- Opening Delimiter -

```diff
@@ -196,16 +204,53 @@
     }
   }
   if constexpr (RAW) {
-    for (int b = NTH + t; b < n; b += NT) {
-      const ScanPoint p = b == NTH + t ? raw_more : scan_assemble_point(a.raw, b);
+    const auto keep = [&](int b, const ScanPoint &p) __attribute__((always_inline)) {
       s_r[b] = p.range;
       s_ca[b] = p.cos_a;
       s_sa[b] = p.sin_a;
       s_w[b] = p.weight;
       s_f[b] = p.factor;
+    };
+    scan_assemble_wait(raw_first, raw_more);
+    asm volatile("" ::"v"(mine0), "v"(mine1), "v"(mine2), "v"(mine3), "v"(mine4), "v"(mine5), "v"(mine6), "v"(mine7),
+                 "v"(fail_epoch_at_entry));
+    {
+      ScanPoint p, pm;
+      scan_assemble_finish(a.raw, raw_first, raw_more, p, pm);
+      if (tl < n) {
+        br = p.range;
+        bc = p.cos_a;
+        bs = p.sin_a;
+        bw = p.weight;
+        bf = p.factor;
+      }
+      if (NTH + t < n) keep(NTH + t, pm);
+    }
+    if (mine_here) {
+      u32x4 *dst = reinterpret_cast<u32x4 *>(&s_mine[half][t & 63]);
+      dst[0] = mine0;
+      dst[1] = mine1;
+      dst[2] = mine2;
+      dst[3] = mine3;
+      dst[4] = mine4;
+      dst[5] = mine5;
+      dst[6] = mine6;
+      dst[7] = mine7;
+    }
+    if (t == 0) s_stop = fail_epoch_at_entry == a.epoch ? 1 : 0;
+    for (int b = NTH + NT + t; b - (t & 63) < n; b += 2 * NT) {
+      ScanInFlight f0{0.0, 0.0, 0.0, 0.0, 1.0, 0}, f1{0.0, 0.0, 0.0, 0.0, 1.0, 0};
+      scan_assemble_issue(a.raw, b < n ? b : n_last, f0);
+      scan_assemble_issue(a.raw, b + NT < n ? b + NT : n_last, f1);
+      scan_assemble_wait(f0, f1);
+      ScanPoint p0, p1;
+      scan_assemble_finish(a.raw, f0, f1, p0, p1);
+      if (b < n) keep(b, p0);
+      if (b + NT < n) keep(b + NT, p1);
     }
   }
   __syncthreads();
+  if (RAW && s_stop) return;
 
   auto write_scan_block = [&](int t, double *dst, int stride) __attribute__((always_inline)) {
     for (int q = t; q < stride; q += NT) {
@@ -828,7 +873,7 @@
   const HcResidentKey key = key_of(a, nt);
   const bool pair = key.batch && key.pair;
   const int ldsc = key.window ? 0 : (key.raw ? 2 : (a.lds_consts != 0 ? 1 : 0));
-  if (key.raw && a.raw.n != a.scan.n) return hipErrorInvalidValue;
+  if (key.raw && (a.raw.n != a.scan.n || a.inits || n_chains != 1)) return hipErrorInvalidValue;
   const int grid = pair ? 3 * a.max_inst + 1 : 6 * a.max_inst + 1;
   a.tab_offset = (int)hc_resident_tab_offset(nt, a.scan.n, ldsc, pair);
   return launch_kernel(hc_resident_kernel(cell_model, key), dim3(grid, n_chains), dim3(hc_nt_of(nt)),
diff --git a/slam-constructor_amd/csrc/scan_assemble_device.h b/slam-constructor_amd/csrc/scan_assemble_device.h
--- a/slam-constructor_amd/csrc/scan_assemble_device.h
+++ b/slam-constructor_amd/csrc/scan_assemble_device.h
@@ -10,15 +10,76 @@
   double range, cos_a, sin_a, weight, factor;
 };
 
-__device__ __forceinline__ ScanPoint scan_assemble_point(const ScanAssembleArgs &a, int q) {
+__device__ __forceinline__ ScanPoint scan_point_of(const ScanAssembleArgs &a, double range, double cos_a, double sin_a,
+                                                   double viny, double h_weight, double h_factor) {
   ScanPoint p;
-  p.range = a.h_range[q];
-  const int i = a.h_kept ? a.h_kept[q] : q;
-  p.cos_a = a.tab_cos[i];
-  p.sin_a = a.tab_sin[i];
-  p.weight = a.h_weight ? a.h_weight[q] : (a.tab_viny ? a.tab_viny[i] * sqrt(p.range) : a.w_even);
-  p.factor = a.h_factor ? a.h_factor[q] : 1.0;
+  p.range = range;
+  p.cos_a = cos_a;
+  p.sin_a = sin_a;
+  p.weight = a.h_weight ? h_weight : (a.tab_viny ? viny * sqrt(p.range) : a.w_even);
+  p.factor = a.h_factor ? h_factor : 1.0;
   return p;
 }
 
+__device__ __forceinline__ ScanPoint scan_assemble_point(const ScanAssembleArgs &a, int q) {
+  const double range = a.h_range[q];
+  const int i = a.h_kept ? a.h_kept[q] : q;
+  const double cos_a = a.tab_cos[i], sin_a = a.tab_sin[i];
+  const double h_weight = a.h_weight ? a.h_weight[q] : 0.0;
+  const double viny = !a.h_weight && a.tab_viny ? a.tab_viny[i] : 0.0;
+  const double h_factor = a.h_factor ? a.h_factor[q] : 1.0;
+  return scan_point_of(a, range, cos_a, sin_a, viny, h_weight, h_factor);
 }
+
+struct ScanInFlight {
+  double range, cos_a, sin_a;
+  double wv;
+  double h_factor;
+  int kept;
+};
+__device__ __forceinline__ void staged_load(double &dst, const double *p) {
+  asm volatile("global_load_dwordx2 %0, %1, off" : "+v"(dst) : "v"(p));
+}
+__device__ __forceinline__ void staged_load(int &dst, const int *p) {
+  asm volatile("global_load_dword %0, %1, off" : "+v"(dst) : "v"(p));
+}
+__device__ __forceinline__ void scan_assemble_issue(const ScanAssembleArgs &a, int q, ScanInFlight &s) {
+  s.range = s.cos_a = s.sin_a = s.wv = 0.0;
+  s.h_factor = 1.0;
+  s.kept = q;
+  staged_load(s.range, a.h_range + q);
+  if (a.h_kept) staged_load(s.kept, a.h_kept + q);
+  if (a.h_weight) staged_load(s.wv, a.h_weight + q);
+  if (a.h_factor) staged_load(s.h_factor, a.h_factor + q);
+  if (!a.h_kept) {
+    staged_load(s.cos_a, a.tab_cos + q);
+    staged_load(s.sin_a, a.tab_sin + q);
+    if (!a.h_weight && a.tab_viny) staged_load(s.wv, a.tab_viny + q);
+  }
+}
+__device__ __forceinline__ void scan_assemble_wait(ScanInFlight &s, ScanInFlight &u) {
+  asm volatile("s_waitcnt vmcnt(0)"
+               : "+v"(s.range), "+v"(s.cos_a), "+v"(s.sin_a), "+v"(s.wv), "+v"(s.h_factor), "+v"(s.kept), "+v"(u.range),
+                 "+v"(u.cos_a), "+v"(u.sin_a), "+v"(u.wv), "+v"(u.h_factor), "+v"(u.kept)
+               :
+               : "memory");
+}
+__device__ __forceinline__ void scan_assemble_finish(const ScanAssembleArgs &a, const ScanInFlight &s,
+                                                     const ScanInFlight &u, ScanPoint &ps, ScanPoint &pu) {
+  double cs = s.cos_a, ss = s.sin_a, vs = s.wv, cu = u.cos_a, su = u.sin_a, vu = u.wv;
+  if (a.h_kept) {
+    cs = a.tab_cos[s.kept];
+    cu = a.tab_cos[u.kept];
+    ss = a.tab_sin[s.kept];
+    su = a.tab_sin[u.kept];
+    if (!a.h_weight && a.tab_viny) {
+      vs = a.tab_viny[s.kept];
+      vu = a.tab_viny[u.kept];
+    }
+    asm volatile("" ::"v"(cs), "v"(ss), "v"(vs), "v"(cu), "v"(su), "v"(vu));
+  }
+  ps = scan_point_of(a, s.range, cs, ss, vs, s.wv, s.h_factor);
+  pu = scan_point_of(a, u.range, cu, su, vu, u.wv, u.h_factor);
+}
+
+}
```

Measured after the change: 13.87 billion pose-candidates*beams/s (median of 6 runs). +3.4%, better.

- Closing Delimiter -

→ **Task**
Copy each line of the preceding material that contains "hipErrorInvalidValue".

→ **Solution to this task**
-  if (key.raw && a.raw.n != a.scan.n) return hipErrorInvalidValue;
+  if (key.raw && (a.raw.n != a.scan.n || a.inits || n_chains != 1)) return hipErrorInvalidValue;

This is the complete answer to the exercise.